> [ASSIGNED TASK] Scan the records for lines with the word "colpk", and copy every such line.

Stored items
---------------
# ppwwyyxx/OpenPano

Hardware: AMD Instinct MI355X
Metric: SIFT keypoints+desc/sec and all-pairs matches/sec at 1/2/4/8 GPUs (higher is better)
Workload: dtype f32; 1 GPU; BASELINE config 4 restated: 38 unordered 1300x867 views per GPU (x1 GPUs = a 38-image job); seeded synthetic views (ope~; images_per_gpu=38, images_in_job=38

## Files before the change

openpano_amd/csrc/descriptor.hip:

```cpp
#include "internal.hpp"
#include "devmath.hpp"
#include <stddef.h>

namespace {

typedef float f32x4 __attribute__((ext_vector_type(4)));
#ifndef DESC_WAVES
#define DESC_WAVES 6
#endif
#ifndef DESC_GRID_MULT
#define DESC_GRID_MULT 8
#endif
constexpr int QCAP = 128;
constexpr int COLCAP = 1024;
constexpr int LIST_CAP = OP_DESC_LIST_CAP;
constexpr int ZERO4 = LIST_CAP;

struct DescLds {
	float sorted[LIST_CAP + 4] __attribute__((aligned(16)));
	unsigned long long mask[128];
	float hist[128];
	unsigned short off[128];
	unsigned q[QCAP];
	uint64_t exptab[32];
	unsigned long long startbits[COLCAP / 64];
	unsigned colpk[64];
};
#define WAVE_FENCE() asm volatile("" ::: "memory")

__device__ __forceinline__ int wave_scan_add(int v) {
	v += __builtin_amdgcn_update_dpp(0, v, 0x111, 0xF, 0xF, false);
	v += __builtin_amdgcn_update_dpp(0, v, 0x112, 0xF, 0xF, false);
	v += __builtin_amdgcn_update_dpp(0, v, 0x114, 0xF, 0xF, false);
	v += __builtin_amdgcn_update_dpp(0, v, 0x118, 0xF, 0xF, false);
	v += __builtin_amdgcn_update_dpp(0, v, 0x142, 0xA, 0xF, false);
	v += __builtin_amdgcn_update_dpp(0, v, 0x143, 0xC, 0xF, false);
	return v;
}
__device__ __forceinline__ int wave_max_i(int v) {
	int t;
	t = __builtin_amdgcn_update_dpp(0, v, 0x111, 0xF, 0xF, false); v = t > v ? t : v;
	t = __builtin_amdgcn_update_dpp(0, v, 0x112, 0xF, 0xF, false); v = t > v ? t : v;
	t = __builtin_amdgcn_update_dpp(0, v, 0x114, 0xF, 0xF, false); v = t > v ? t : v;
	t = __builtin_amdgcn_update_dpp(0, v, 0x118, 0xF, 0xF, false); v = t > v ? t : v;
	t = __builtin_amdgcn_update_dpp(0, v, 0x142, 0xA, 0xF, false); v = t > v ? t : v;
	t = __builtin_amdgcn_update_dpp(0, v, 0x143, 0xC, 0xF, false); v = t > v ? t : v;
	return __builtin_amdgcn_readlane(v, 63);
}

__device__ __forceinline__ int rank_below(unsigned long long m) {
	return (int)__builtin_amdgcn_mbcnt_hi((unsigned)(m >> 32), __builtin_amdgcn_mbcnt_lo((unsigned)m, 0u));
}

__device__ __forceinline__ int uni(int v) { return __builtin_amdgcn_readfirstlane(v); }
__device__ __forceinline__ float uni(float v) { return __builtin_bit_cast(float, __builtin_amdgcn_readfirstlane(__builtin_bit_cast(int, v))); }
__device__ __forceinline__ double uni(double v) {
	const unsigned long long b = __builtin_bit_cast(unsigned long long, v);
	const unsigned lo = (unsigned)__builtin_amdgcn_readfirstlane((int)(unsigned)b), hi = (unsigned)__builtin_amdgcn_readfirstlane((int)(unsigned)(b >> 32));
	return __builtin_bit_cast(double, ((unsigned long long)hi << 32) | lo);
}

__global__ void __launch_bounds__(64) __attribute__((amdgpu_waves_per_eu(DESC_WAVES, DESC_WAVES))) k_descriptor(SiftPlan p, const KeyPoint* __restrict__ oriented,
		const long long* __restrict__ total_ptr, long long cap, float* __restrict__ desc, double* __restrict__ coor, double* __restrict__ real) {
	__shared__ DescLds S;
	const int lane = threadIdx.x;
	const float pi2 = (float)(2 * 3.14159265358979323846);
	const float nbin_per_rad = 8 / pi2;
	S.mask[lane] = 0ULL; S.mask[lane + 64] = 0ULL;
	if (lane < 4) S.sorted[ZERO4 + lane] = 0.f;
	if (lane < 32) S.exptab[lane] = opdev::kExp2fTab[lane];
	const int ownp = (lane & ~7) | ((lane + 7) & 7);
	const int list_cap4 = p.desc_list_cap >> 2;
	__syncthreads();

	long long total = *total_ptr;
	total = total < cap ? total : cap;
	for (long long kk = blockIdx.x; kk < total; kk += gridDim.x) {
		const KeyPoint kp = oriented[kk];
		const int img = uni(kp.pad);
		const int kpx = uni(kp.x), kpy = uni(kp.y), koct = uni(kp.oct), kscale = uni(kp.scale);
		const OctDesc od = p.oct[koct];
		const int w = od.w, h = od.h;
		const float* base = p.ws + (long long)img * p.ws_stride;
		const float* g_img = base + plane_off_gauss(od, p.nscale, kscale);
		const float ort = uni(kp.dir);
		const float hist_w = uni(kp.sf * (float)p.desc_scale_factor);
		const double rd = uni(1.0 / (double)hist_w);
		const float exp_denom = 2 * (4.f * 4.f);
		const int radius = uni((int)round(0.70710678118654752440 * (double)hist_w * (4 + 1)));
		const float cosort = uni(opdev::cosf_glibc(ort)), sinort = uni(opdev::sinf_glibc(ort));
		const int side = 2 * radius + 1, nsamp = side * side;
		const float fr2 = (float)radius * (float)radius;
		S.hist[lane] = 0.f; S.hist[lane + 64] = 0.f;
		int qhead = 0, qn = 0;

		int ncand = nsamp;
		bool cols = side <= 64;
		if (cols) {
			int lo = 0, len = 0;
			if (lane < side) {
				const int xx = lane - radius;
				const float fxx = (float)xx;
				const int nowx = kpx + xx;
				const float yc = floorf(sqrtf(fr2 - fxx * fxx) + 1e-3f);
				float ylo = -yc, yhi = yc;
				const float m = 0.005f * hist_w + 0.05f;
				const float blo = -2.5f * hist_w - m, bhi = 1.5f * hist_w + m;
				if (fabsf(cosort) > 0.01f) {
					const float rc = 1.f / cosort;
					const float a = (blo + fxx * sinort) * rc, b = (bhi + fxx * sinort) * rc;
					ylo = fmaxf(ylo, fminf(a, b)); yhi = fminf(yhi, fmaxf(a, b));
				}
				if (fabsf(sinort) > 0.01f) {
					const float rs = 1.f / sinort;
					const float a = (blo - fxx * cosort) * rs, b = (bhi - fxx * cosort) * rs;
					ylo = fmaxf(ylo, fminf(a, b)); yhi = fminf(yhi, fmaxf(a, b));
				}
				int ilo = (int)ceilf(ylo), ihi = (int)floorf(yhi);
				ilo = ilo < -radius ? -radius : ilo; ihi = ihi > radius ? radius : ihi;
				ilo = ilo < 1 - kpy ? 1 - kpy : ilo; ihi = ihi > h - 2 - kpy ? h - 2 - kpy : ihi;
				if (nowx >= 1 && nowx <= w - 2 && ihi >= ilo) { lo = ilo; len = ihi - ilo + 1; }
			}
			const int incl = wave_scan_add(len);
			ncand = __builtin_amdgcn_readlane(incl, 63);
			cols = ncand <= COLCAP;
			if (cols) {
				const int start = incl - len;
				const unsigned long long nonempty = __ballot(len > 0);
				unsigned long long zero64 = 0ULL;
				asm volatile("" : "+v"(zero64));
				if (lane < COLCAP / 64) S.startbits[lane] = zero64;
				WAVE_FENCE();
				if (len > 0) {
					atomicOr(&S.startbits[start >> 6], 1ULL << (start & 63));
					S.colpk[rank_below(nonempty)] = ((unsigned)start << 16) | (((unsigned)lo & 0xFFu) << 8) | (unsigned)lane;
				}
			} else ncand = nsamp;
			WAVE_FENCE();
		}

		auto rotate = [&](int xx, int yy, float& x_rot, float& y_rot) {
			const float fxx = (float)xx, fyy = (float)yy;
			y_rot = (float)((double)((float)(-xx) * sinort + fyy * cosort) * rd);
			x_rot = (float)((double)(fxx * cosort + fyy * sinort) * rd);
		};

		auto process_batch = [&](bool cand, int xx, int yy) {
			float x_rot, y_rot;
			rotate(xx, yy, x_rot, y_rot);
			const float ybin = (y_rot + 2.f) - 0.5f, xbin = (x_rot + 2.f) - 0.5f;
			const bool ok = cand && !((float)xx * (float)xx + (float)yy * (float)yy > fr2)
				&& ybin >= -1.f && ybin <= 3.f && xbin >= -1.f && xbin <= 3.f;
			int a0 = 0;
			int a1 = 0;
			float vA[4], vB[4];
			bool vy0 = false, vy1 = false, vx0 = false, vx1 = false;
#pragma unroll
			for (int u = 0; u < 4; ++u) { vA[u] = 0.f; vB[u] = 0.f; }
			if (ok) {
				const int gi = (kpy + yy) * w + (kpx + xx);
				const float gdy = g_img[gi + w] - g_img[gi - w];
				const float gdx = g_img[gi + 1] - g_img[gi - 1];
				const float now_mag = opdev::hypotf_glibc(gdx, gdy);
				float now_ort = opdev::fast_atan_plus_pi(gdy, gdx);
				float weight = opdev::expf_glibc(-(x_rot * x_rot + y_rot * y_rot) / exp_denom, S.exptab);
				weight = weight * now_mag;
				now_ort -= ort;
				if (now_ort < 0) now_ort += pi2;
				if (now_ort > pi2) now_ort -= pi2;
				const float hbin = now_ort * nbin_per_rad;
				const float yf = floorf(ybin), xf = floorf(xbin), hf = floorf(hbin);
				const float ybind = ybin - yf, xbind = xbin - xf, hbind = hbin - hf;
				const float omh = 1 - hbind;
				const int yb = (int)yf, xb = (int)xf;
				vy0 = yb >= 0; vy1 = yb <= 2; vx0 = xb >= 0; vx1 = xb <= 2;
				const int hq8 = ((int)hf & 7) * 8;
				a0 = (yb * 4 + xb) * 64 + hq8;
				a1 = (yb * 4 + xb) * 64 + ((hq8 + 8) & 56);
#pragma unroll
				for (int dy = 0; dy < 2; ++dy) {
					const float w_y = weight * (dy ? ybind : 1 - ybind);
#pragma unroll
					for (int dx = 0; dx < 2; ++dx) {
						const float w_x = w_y * (dx ? xbind : 1 - xbind);
						vA[dy * 2 + dx] = w_x * omh; vB[dy * 2 + dx] = w_x * hbind;
					}
				}
			}
			const bool valid[4] = {vy0 && vx0, vy0 && vx1, vy1 && vx0, vy1 && vx1};
			char* const lds = (char*)&S;
			constexpr int MASK0 = (int)offsetof(DescLds, mask), OFF0 = (int)offsetof(DescLds, off);
			constexpr int CELL_OFF[4] = {0, 1, 4, 5};
#pragma unroll
			for (int u = 0; u < 4; ++u)
				if (valid[u]) atomicOr((unsigned long long*)(lds + MASK0 + a0 + CELL_OFF[u] * 64), 1ULL << lane);
			WAVE_FENCE();
			f32x4* const sorted4 = (f32x4*)S.sorted;
			unsigned* const rec = (unsigned*)S.mask;
			const unsigned long long c0 = S.mask[lane] | S.mask[ownp], c1 = S.mask[lane + 64] | S.mask[ownp + 64];
			unsigned long long u0 = c0, u1 = c1;
			int n0 = (__popcll(u0) + 3) >> 2, n1 = (__popcll(u1) + 3) >> 2;
			int incl = wave_scan_add(n0 + n1);
			const int npass = __builtin_amdgcn_readlane(incl, 63) <= list_cap4 ? 1 : 2;
			for (int pass = 0; pass < npass; ++pass) {
				unsigned long long lm = ~0ULL;
				if (npass == 2) {
					lm = pass == 0 ? 0xFFFFFFFFULL : 0xFFFFFFFF00000000ULL;
					u0 = c0 & lm; u1 = c1 & lm;
					n0 = (__popcll(u0) + 3) >> 2; n1 = (__popcll(u1) + 3) >> 2;
					incl = wave_scan_add(n0 + n1);
				}
				const int q0 = incl - (n0 + n1), q1 = q0 + n0;
				S.off[lane] = (unsigned short)(q0 * 16); S.off[lane + 64] = (unsigned short)(q1 * 16);
				sorted4[n0 ? q0 + n0 - 1 : ZERO4 / 4] = f32x4{0.f, 0.f, 0.f, 0.f};
				sorted4[n1 ? q1 + n1 - 1 : ZERO4 / 4] = f32x4{0.f, 0.f, 0.f, 0.f};
				WAVE_FENCE();
				S.mask[lane] = u0; S.mask[lane + 64] = u1;
				WAVE_FENCE();
				if ((lm >> lane) & 1ULL) {
					const int o0 = a0 >> 2, o1 = a1 >> 2;
#pragma unroll
					for (int u = 0; u < 4; ++u)
						if (valid[u]) {
							const unsigned long long ma = *(const unsigned long long*)(lds + MASK0 + a0 + CELL_OFF[u] * 64);
							const unsigned long long mb = *(const unsigned long long*)(lds + MASK0 + a1 + CELL_OFF[u] * 64);
							const int sa = *(const unsigned short*)(lds + OFF0 + o0 + CELL_OFF[u] * 16);
							const int sb = *(const unsigned short*)(lds + OFF0 + o1 + CELL_OFF[u] * 16);
							*(float*)(lds + sa + rank_below(ma) * 4) = vA[u];
							*(float*)(lds + sb + rank_below(mb) * 4) = vB[u];
						}
				}
				WAVE_FENCE();
				{
					const unsigned long long b0 = __ballot(n0 > 0), b1 = __ballot(n1 > 0);
					const int nb0 = __popcll(b0), nrec = nb0 + __popcll(b1);
					if (n0) rec[rank_below(b0)] = (unsigned)lane | ((unsigned)q0 << 8) | ((unsigned)n0 << 16);
					if (n1) rec[nb0 + rank_below(b1)] = (unsigned)(lane + 64) | ((unsigned)q1 << 8) | ((unsigned)n1 << 16);
					WAVE_FENCE();
					for (int r0 = 0; r0 < nrec; r0 += 64) {
						const unsigned my = r0 + lane < nrec ? rec[r0 + lane] : 0u;
						const int bin = (int)(my & 0xFFu), q = (int)((my >> 8) & 0xFFu), nn = (int)(my >> 16);
						float hsum = S.hist[bin];
						for (int e = 0; __ballot(e < nn) != 0ULL; e += 2) {
							const f32x4 a = sorted4[e < nn ? q + e : ZERO4 / 4], c = sorted4[e + 1 < nn ? q + e + 1 : ZERO4 / 4];
							hsum += a.x; hsum += a.y; hsum += a.z; hsum += a.w; hsum += c.x; hsum += c.y; hsum += c.z; hsum += c.w;
						}
						if (nn) S.hist[bin] = hsum;
					}
				}
				WAVE_FENCE();
			}
			S.mask[lane] = 0ULL; S.mask[lane + 64] = 0ULL;
			WAVE_FENCE();
		};

		int qx = lane / side, qy = lane % side;
		int kbase = -1;
		for (int i0 = 0; i0 < ncand || qn > 0; i0 += 64) {
			bool cand = i0 + lane < ncand, run = true;
			int xx = 0, yy = 0;
			if (cols) {
				const unsigned long long sb = S.startbits[i0 >> 6];
				const int ord = kbase + rank_below(sb) + (int)((unsigned)(sb >> lane) & 1u);
				kbase += __popcll(sb);
				if (cand) {
					const unsigned pk = S.colpk[ord];
					xx = (int)(pk & 0xFFu) - radius; yy = (int)(signed char)(pk >> 8) + (i0 + lane - (int)(pk >> 16));
				}
			} else {
				bool ok = false;
				xx = qx - radius; yy = qy - radius;
				qy += 64; while (qy >= side) { qy -= side; ++qx; }
				const int nowx = kpx + xx, nowy = kpy + yy;
				if (cand && nowx >= 1 && nowx <= w - 2 && nowy >= 1 && nowy <= h - 2) {
					const float fxx = (float)xx, fyy = (float)yy;
					if (!(fxx * fxx + fyy * fyy > fr2)) {
						float x_rot, y_rot;
						rotate(xx, yy, x_rot, y_rot);
						const float ybin = (y_rot + 2.f) - 0.5f, xbin = (x_rot + 2.f) - 0.5f;
						ok = (ybin >= -1.f && ybin <= 3.f && xbin >= -1.f && xbin <= 3.f);
					}
				}
				const unsigned long long mask = __ballot(ok);
				if (ok) S.q[(qhead + qn + rank_below(mask)) & (QCAP - 1)] = (unsigned)(xx + 32768) | ((unsigned)(yy + 32768) << 16);
				qn += __popcll(mask);
				run = qn >= 64 || (i0 + 64 >= ncand && qn > 0);
				if (run) {
					WAVE_FENCE();
					const int n = qn < 64 ? qn : 64;
					const unsigned pk = S.q[(qhead + lane) & (QCAP - 1)];
					cand = lane < n;
					xx = (int)(pk & 0xFFFFu) - 32768; yy = (int)(pk >> 16) - 32768;
					qhead = (qhead + n) & (QCAP - 1); qn -= n;
					WAVE_FENCE();
				}
			}
			if (run) process_batch(cand, xx, yy);
		}

		float* hist = S.hist;
		WAVE_FENCE();
		float sum = 0.f;
#pragma unroll 4
		for (int i = 0; i < 32; ++i) { const f32x4 q = ((const f32x4*)hist)[i]; sum += q.x; sum += q.y; sum += q.z; sum += q.w; }
		float* out = desc + kk * 128;
#pragma unroll
		for (int t = 0; t < 2; ++t) {
			const int i = lane + 64 * t;
			const float v = hist[i] / sum;
			out[i] = sqrtf(v) * (float)p.desc_int_factor;
		}
		if (lane == 0) {
			int sw = p.sw, sh = p.sh;
			asm volatile("" : "+s"(sw), "+s"(sh));
			coor[kk * 2] = (kp.rx - 0.5) * (double)sw;
			coor[kk * 2 + 1] = (kp.ry - 0.5) * (double)sh;
			real[kk * 2] = kp.rx; real[kk * 2 + 1] = kp.ry;
		}
		WAVE_FENCE();
	}
}

}

hipError_t launch_descriptor(const SiftPlan& p, const KeyPoint* oriented, const long long* total,
		long long cap, float* desc, double* coor, double* real, hipStream_t st) {
	if (cap <= 0) return hipSuccess;
	const long long most = (long long)(p.num_cu > 0 ? p.num_cu : 256) * 4 * DESC_WAVES * DESC_GRID_MULT;
	const int grid = (int)(cap < most ? cap : most);
	hipLaunchKernelGGL(k_descriptor, dim3(grid), dim3(64), 0, st, p, oriented, total, cap, desc, coor, real);
	return hipGetLastError();
}
```

Baseline: 50.01 million keypoints+descriptors/s.

## Build descriptor bin masks from factored ballots instead of LDS atomicOr

The descriptor kernel used to build each of 128 bin membership masks with up to four LDS 64-bit atomicOr operations per lane. A separate pass then ORed the mask with the neighbouring orientation bin and cleared it afterwards. The new code takes wave ballots for each y-bin, x-bin and orientation value and merges adjacent ones. It writes the 16 resulting factor masks into LDS with writelane and computes each bin mask as the AND of its y, x and orientation factors. This removes the atomics, the clearing stores and a fence, at the cost of about 26 ballots and some scalar work per batch.

Measured after the change: 50.53 million keypoints+descriptors/s (median of 6 runs). 1.01x the previous value.

```diff
diff --git a/openpano_amd/csrc/descriptor.hip b/openpano_amd/csrc/descriptor.hip
--- a/openpano_amd/csrc/descriptor.hip
+++ b/openpano_amd/csrc/descriptor.hip
@@ -18,6 +18,7 @@
 
 struct DescLds {
 	float sorted[LIST_CAP + 4] __attribute__((aligned(16)));
+	unsigned long long fac[16];
 	unsigned long long mask[128];
 	float hist[128];
 	unsigned short off[128];
@@ -66,10 +67,8 @@
 	const int lane = threadIdx.x;
 	const float pi2 = (float)(2 * 3.14159265358979323846);
 	const float nbin_per_rad = 8 / pi2;
-	S.mask[lane] = 0ULL; S.mask[lane + 64] = 0ULL;
 	if (lane < 4) S.sorted[ZERO4 + lane] = 0.f;
 	if (lane < 32) S.exptab[lane] = opdev::kExp2fTab[lane];
-	const int ownp = (lane & ~7) | ((lane + 7) & 7);
 	const int list_cap4 = p.desc_list_cap >> 2;
 	__syncthreads();
 
@@ -155,6 +154,7 @@
 			int a1 = 0;
 			float vA[4], vB[4];
 			bool vy0 = false, vy1 = false, vx0 = false, vx1 = false;
+			int yb = -8, xb = -8, h0 = -8;
 #pragma unroll
 			for (int u = 0; u < 4; ++u) { vA[u] = 0.f; vB[u] = 0.f; }
 			if (ok) {
@@ -172,9 +172,9 @@
 				const float yf = floorf(ybin), xf = floorf(xbin), hf = floorf(hbin);
 				const float ybind = ybin - yf, xbind = xbin - xf, hbind = hbin - hf;
 				const float omh = 1 - hbind;
-				const int yb = (int)yf, xb = (int)xf;
+				yb = (int)yf; xb = (int)xf; h0 = (int)hf & 7;
 				vy0 = yb >= 0; vy1 = yb <= 2; vx0 = xb >= 0; vx1 = xb <= 2;
-				const int hq8 = ((int)hf & 7) * 8;
+				const int hq8 = h0 * 8;
 				a0 = (yb * 4 + xb) * 64 + hq8;
 				a1 = (yb * 4 + xb) * 64 + ((hq8 + 8) & 56);
 #pragma unroll
@@ -191,13 +191,30 @@
 			char* const lds = (char*)&S;
 			constexpr int MASK0 = (int)offsetof(DescLds, mask), OFF0 = (int)offsetof(DescLds, off);
 			constexpr int CELL_OFF[4] = {0, 1, 4, 5};
-#pragma unroll
-			for (int u = 0; u < 4; ++u)
-				if (valid[u]) atomicOr((unsigned long long*)(lds + MASK0 + a0 + CELL_OFF[u] * 64), 1ULL << lane);
-			WAVE_FENCE();
+			unsigned long long by[5], bx[5], bh[8], AY[4], AX[4], AH[8];
+#pragma unroll
+			for (int k = 0; k < 5; ++k) { by[k] = __ballot(yb == k - 1); bx[k] = __ballot(xb == k - 1); }
+#pragma unroll
+			for (int k = 0; k < 8; ++k) bh[k] = __ballot(h0 == k);
+#pragma unroll
+			for (int k = 0; k < 4; ++k) { AY[k] = by[k + 1] | by[k]; AX[k] = bx[k + 1] | bx[k]; }
+#pragma unroll
+			for (int k = 0; k < 8; ++k) AH[k] = bh[k] | bh[(k + 7) & 7];
 			f32x4* const sorted4 = (f32x4*)S.sorted;
 			unsigned* const rec = (unsigned*)S.mask;
-			const unsigned long long c0 = S.mask[lane] | S.mask[ownp], c1 = S.mask[lane + 64] | S.mask[ownp + 64];
+			{
+				int tlo = 0, thi = 0;
+#pragma unroll
+				for (int k = 0; k < 16; ++k) {
+					const unsigned long long v = k < 4 ? AY[k] : k < 8 ? AX[k - 4] : AH[k - 8];
+					asm("v_writelane_b32 %0, %1, %2" : "+v"(tlo) : "s"((unsigned)v), "n"(k));
+					asm("v_writelane_b32 %0, %1, %2" : "+v"(thi) : "s"((unsigned)(v >> 32)), "n"(k));
+				}
+				if (lane < 16) S.fac[lane] = ((unsigned long long)(unsigned)thi << 32) | (unsigned)tlo;
+			}
+			WAVE_FENCE();
+			const unsigned long long axh = S.fac[4 + ((lane >> 3) & 3)] & S.fac[8 + (lane & 7)];
+			const unsigned long long c0 = S.fac[lane >> 5] & axh, c1 = S.fac[(lane >> 5) + 2] & axh;
 			unsigned long long u0 = c0, u1 = c1;
 			int n0 = (__popcll(u0) + 3) >> 2, n1 = (__popcll(u1) + 3) >> 2;
 			int incl = wave_scan_add(n0 + n1);
@@ -250,8 +267,6 @@
 				}
 				WAVE_FENCE();
 			}
-			S.mask[lane] = 0ULL; S.mask[lane + 64] = 0ULL;
-			WAVE_FENCE();
 		};
 
 		int qx = lane / side, qy = lane % side;
```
---------------
> [ANSWER AREA]
	unsigned colpk[64];
					S.colpk[rank_below(nonempty)] = ((unsigned)start << 16) | (((unsigned)lo & 0xFFu) << 8) | (unsigned)lane;
					const unsigned pk = S.colpk[ord];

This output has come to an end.